Your reply should be one number: how many lines of the material contain the word "double".
----------
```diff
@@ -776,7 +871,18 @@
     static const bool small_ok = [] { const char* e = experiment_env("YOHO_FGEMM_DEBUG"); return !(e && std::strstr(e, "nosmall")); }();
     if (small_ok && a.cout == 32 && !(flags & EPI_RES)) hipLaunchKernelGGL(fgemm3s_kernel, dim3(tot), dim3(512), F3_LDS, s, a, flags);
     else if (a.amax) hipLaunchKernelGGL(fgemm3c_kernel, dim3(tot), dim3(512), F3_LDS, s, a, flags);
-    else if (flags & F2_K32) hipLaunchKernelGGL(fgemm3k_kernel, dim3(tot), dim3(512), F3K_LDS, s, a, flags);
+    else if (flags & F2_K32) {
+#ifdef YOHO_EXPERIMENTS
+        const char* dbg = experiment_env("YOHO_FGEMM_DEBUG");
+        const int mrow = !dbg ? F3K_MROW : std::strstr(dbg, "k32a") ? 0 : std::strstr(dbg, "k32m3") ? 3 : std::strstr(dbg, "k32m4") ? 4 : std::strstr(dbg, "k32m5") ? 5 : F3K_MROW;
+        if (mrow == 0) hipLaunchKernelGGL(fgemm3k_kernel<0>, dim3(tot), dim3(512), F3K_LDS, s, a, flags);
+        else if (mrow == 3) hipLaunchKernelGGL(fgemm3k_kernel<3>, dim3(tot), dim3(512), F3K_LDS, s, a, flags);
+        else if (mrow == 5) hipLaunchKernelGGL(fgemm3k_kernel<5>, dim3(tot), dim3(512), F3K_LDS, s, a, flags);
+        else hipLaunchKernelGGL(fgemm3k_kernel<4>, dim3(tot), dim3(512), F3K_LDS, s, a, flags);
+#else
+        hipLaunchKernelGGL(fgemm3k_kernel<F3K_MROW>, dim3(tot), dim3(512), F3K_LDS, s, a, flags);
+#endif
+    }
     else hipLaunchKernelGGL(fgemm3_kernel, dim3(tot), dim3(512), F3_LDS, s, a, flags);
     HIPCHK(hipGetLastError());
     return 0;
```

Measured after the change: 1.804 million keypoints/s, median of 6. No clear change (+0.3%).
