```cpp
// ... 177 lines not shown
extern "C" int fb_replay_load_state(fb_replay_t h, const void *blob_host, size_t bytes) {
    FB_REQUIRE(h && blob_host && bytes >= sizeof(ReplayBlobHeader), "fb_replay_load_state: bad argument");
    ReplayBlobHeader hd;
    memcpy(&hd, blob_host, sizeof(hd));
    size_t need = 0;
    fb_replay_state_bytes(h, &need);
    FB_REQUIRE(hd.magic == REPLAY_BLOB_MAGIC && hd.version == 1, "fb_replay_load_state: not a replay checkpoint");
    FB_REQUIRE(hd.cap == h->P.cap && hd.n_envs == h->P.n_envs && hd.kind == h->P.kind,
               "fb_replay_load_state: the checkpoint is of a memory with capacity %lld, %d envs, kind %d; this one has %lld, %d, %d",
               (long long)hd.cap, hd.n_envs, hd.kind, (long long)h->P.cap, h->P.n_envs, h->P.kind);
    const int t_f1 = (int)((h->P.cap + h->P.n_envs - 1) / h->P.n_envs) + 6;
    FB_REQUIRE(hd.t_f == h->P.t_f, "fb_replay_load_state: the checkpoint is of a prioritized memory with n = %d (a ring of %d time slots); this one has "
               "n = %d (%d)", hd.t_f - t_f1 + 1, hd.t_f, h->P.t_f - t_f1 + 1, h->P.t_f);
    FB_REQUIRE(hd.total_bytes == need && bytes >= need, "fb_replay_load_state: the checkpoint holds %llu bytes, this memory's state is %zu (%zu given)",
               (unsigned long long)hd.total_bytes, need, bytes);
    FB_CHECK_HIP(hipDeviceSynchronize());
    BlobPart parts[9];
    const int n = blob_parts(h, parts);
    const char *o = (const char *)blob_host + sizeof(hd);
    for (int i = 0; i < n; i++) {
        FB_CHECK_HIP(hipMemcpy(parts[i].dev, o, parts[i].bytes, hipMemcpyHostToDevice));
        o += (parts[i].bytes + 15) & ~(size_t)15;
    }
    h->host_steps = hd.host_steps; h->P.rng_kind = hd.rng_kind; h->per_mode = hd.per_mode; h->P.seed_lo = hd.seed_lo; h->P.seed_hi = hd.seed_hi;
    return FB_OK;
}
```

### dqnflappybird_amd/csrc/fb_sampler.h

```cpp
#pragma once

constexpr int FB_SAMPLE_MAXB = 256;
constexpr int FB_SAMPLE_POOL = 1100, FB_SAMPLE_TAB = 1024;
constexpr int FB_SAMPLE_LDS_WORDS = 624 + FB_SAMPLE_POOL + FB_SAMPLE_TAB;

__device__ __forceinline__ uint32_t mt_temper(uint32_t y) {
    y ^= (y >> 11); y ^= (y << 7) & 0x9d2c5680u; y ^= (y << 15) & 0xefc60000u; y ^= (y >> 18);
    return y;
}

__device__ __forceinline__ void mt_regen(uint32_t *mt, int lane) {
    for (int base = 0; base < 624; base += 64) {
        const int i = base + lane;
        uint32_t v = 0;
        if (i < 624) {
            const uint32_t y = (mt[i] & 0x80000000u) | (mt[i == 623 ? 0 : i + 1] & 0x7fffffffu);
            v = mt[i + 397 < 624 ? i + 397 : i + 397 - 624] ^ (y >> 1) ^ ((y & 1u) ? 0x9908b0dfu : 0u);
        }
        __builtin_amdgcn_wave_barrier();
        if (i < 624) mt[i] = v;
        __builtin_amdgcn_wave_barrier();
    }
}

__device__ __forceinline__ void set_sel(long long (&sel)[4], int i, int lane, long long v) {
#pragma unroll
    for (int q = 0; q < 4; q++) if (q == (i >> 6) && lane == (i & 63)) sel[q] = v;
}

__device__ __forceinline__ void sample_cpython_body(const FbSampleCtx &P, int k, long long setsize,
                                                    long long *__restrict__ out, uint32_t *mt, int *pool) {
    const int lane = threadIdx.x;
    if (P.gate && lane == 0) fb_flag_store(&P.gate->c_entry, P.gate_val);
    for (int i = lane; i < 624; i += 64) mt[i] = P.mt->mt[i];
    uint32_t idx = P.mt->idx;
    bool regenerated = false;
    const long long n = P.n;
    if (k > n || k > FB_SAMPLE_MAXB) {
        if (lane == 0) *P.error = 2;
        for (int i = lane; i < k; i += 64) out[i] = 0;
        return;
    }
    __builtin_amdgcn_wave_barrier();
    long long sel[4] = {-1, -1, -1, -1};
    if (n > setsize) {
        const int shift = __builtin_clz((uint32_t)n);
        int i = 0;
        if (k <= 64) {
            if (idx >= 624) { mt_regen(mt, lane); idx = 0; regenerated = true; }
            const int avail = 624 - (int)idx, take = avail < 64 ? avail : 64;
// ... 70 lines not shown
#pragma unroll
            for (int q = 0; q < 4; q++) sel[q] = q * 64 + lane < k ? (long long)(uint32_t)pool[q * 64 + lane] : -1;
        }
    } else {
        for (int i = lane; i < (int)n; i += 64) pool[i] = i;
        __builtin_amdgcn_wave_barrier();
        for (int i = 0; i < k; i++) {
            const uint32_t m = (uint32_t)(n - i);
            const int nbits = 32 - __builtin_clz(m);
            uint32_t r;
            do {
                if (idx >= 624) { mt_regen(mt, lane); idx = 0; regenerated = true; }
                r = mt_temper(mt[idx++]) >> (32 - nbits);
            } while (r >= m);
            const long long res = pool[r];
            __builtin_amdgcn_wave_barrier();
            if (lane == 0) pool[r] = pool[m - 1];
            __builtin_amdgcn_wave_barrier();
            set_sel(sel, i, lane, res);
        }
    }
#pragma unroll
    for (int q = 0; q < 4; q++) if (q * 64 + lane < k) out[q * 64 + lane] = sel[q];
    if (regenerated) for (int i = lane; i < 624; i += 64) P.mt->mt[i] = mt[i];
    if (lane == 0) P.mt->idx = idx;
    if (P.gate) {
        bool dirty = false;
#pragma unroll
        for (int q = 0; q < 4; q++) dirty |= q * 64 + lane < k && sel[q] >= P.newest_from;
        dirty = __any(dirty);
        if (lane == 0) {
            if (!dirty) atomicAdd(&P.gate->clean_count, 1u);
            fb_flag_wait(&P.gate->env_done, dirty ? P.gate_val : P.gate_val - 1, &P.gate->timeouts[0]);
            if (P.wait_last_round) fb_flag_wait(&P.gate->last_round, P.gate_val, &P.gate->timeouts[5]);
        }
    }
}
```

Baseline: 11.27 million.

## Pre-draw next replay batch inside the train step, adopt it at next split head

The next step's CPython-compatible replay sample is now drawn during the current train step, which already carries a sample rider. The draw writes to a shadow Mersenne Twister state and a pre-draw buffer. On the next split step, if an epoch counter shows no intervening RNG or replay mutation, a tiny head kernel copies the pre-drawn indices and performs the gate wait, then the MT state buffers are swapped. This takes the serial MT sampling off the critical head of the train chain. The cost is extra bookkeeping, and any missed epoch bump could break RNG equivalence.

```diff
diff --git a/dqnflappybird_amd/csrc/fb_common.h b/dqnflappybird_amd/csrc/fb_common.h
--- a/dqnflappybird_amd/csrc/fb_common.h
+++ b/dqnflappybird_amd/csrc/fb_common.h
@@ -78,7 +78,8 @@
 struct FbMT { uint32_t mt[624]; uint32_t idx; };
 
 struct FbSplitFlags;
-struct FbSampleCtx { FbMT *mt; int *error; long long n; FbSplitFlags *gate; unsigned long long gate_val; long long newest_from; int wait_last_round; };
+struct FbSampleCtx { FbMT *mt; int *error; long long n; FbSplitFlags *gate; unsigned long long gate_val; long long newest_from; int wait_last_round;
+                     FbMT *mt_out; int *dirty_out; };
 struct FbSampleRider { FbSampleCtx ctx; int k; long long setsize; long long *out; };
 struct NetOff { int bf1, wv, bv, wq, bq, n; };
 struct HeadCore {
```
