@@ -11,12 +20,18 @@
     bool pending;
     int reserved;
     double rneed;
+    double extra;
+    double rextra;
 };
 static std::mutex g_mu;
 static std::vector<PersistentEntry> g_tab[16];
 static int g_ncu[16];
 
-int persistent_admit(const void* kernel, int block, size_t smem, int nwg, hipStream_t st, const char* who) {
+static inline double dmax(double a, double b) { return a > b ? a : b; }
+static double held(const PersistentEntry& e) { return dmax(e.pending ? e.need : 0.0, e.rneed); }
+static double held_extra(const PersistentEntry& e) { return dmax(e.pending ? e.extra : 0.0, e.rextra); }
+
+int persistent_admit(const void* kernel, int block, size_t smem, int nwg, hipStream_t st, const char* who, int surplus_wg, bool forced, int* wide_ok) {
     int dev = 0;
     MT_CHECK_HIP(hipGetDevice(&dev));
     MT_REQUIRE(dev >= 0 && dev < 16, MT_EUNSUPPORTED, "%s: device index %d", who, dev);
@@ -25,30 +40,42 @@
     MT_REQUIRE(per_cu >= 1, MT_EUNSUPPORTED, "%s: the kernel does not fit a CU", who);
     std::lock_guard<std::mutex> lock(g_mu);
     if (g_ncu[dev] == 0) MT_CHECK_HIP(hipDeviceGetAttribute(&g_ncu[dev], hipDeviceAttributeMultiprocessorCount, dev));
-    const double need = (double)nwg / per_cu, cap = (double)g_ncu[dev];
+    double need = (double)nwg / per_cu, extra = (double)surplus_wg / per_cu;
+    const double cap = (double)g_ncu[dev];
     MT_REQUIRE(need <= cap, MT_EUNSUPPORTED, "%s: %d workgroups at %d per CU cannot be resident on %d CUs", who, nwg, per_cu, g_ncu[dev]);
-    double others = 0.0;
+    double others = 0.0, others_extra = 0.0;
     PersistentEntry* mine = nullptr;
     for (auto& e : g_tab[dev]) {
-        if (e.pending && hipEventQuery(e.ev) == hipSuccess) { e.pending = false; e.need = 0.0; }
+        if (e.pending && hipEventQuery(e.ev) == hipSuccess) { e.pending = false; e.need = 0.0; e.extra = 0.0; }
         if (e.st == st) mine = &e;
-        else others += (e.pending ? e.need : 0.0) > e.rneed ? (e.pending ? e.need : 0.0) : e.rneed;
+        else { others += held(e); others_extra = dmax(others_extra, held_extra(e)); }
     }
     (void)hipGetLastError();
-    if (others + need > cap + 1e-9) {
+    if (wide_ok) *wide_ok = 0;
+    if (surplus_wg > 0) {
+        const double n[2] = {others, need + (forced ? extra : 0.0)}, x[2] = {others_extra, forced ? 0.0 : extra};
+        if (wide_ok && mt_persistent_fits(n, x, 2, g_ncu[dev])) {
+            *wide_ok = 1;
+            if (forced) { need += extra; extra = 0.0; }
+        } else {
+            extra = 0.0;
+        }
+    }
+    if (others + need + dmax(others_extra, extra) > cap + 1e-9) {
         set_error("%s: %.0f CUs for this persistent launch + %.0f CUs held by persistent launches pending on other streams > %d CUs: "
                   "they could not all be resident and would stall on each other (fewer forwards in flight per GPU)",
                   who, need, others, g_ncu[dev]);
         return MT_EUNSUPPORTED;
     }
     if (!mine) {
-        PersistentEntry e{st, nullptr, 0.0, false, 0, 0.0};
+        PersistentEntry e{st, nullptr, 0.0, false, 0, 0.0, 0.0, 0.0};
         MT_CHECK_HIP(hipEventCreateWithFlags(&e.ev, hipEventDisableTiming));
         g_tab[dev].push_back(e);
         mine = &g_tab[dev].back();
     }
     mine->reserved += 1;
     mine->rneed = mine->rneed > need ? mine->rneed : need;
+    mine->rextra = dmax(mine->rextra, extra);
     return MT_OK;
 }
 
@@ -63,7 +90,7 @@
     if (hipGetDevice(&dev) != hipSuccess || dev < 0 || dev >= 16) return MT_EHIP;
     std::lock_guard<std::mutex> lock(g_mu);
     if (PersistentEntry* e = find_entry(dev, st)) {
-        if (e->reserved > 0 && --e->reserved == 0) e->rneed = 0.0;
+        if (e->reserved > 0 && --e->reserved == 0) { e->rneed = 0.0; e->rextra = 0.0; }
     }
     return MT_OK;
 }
----------
- _Answer space_
12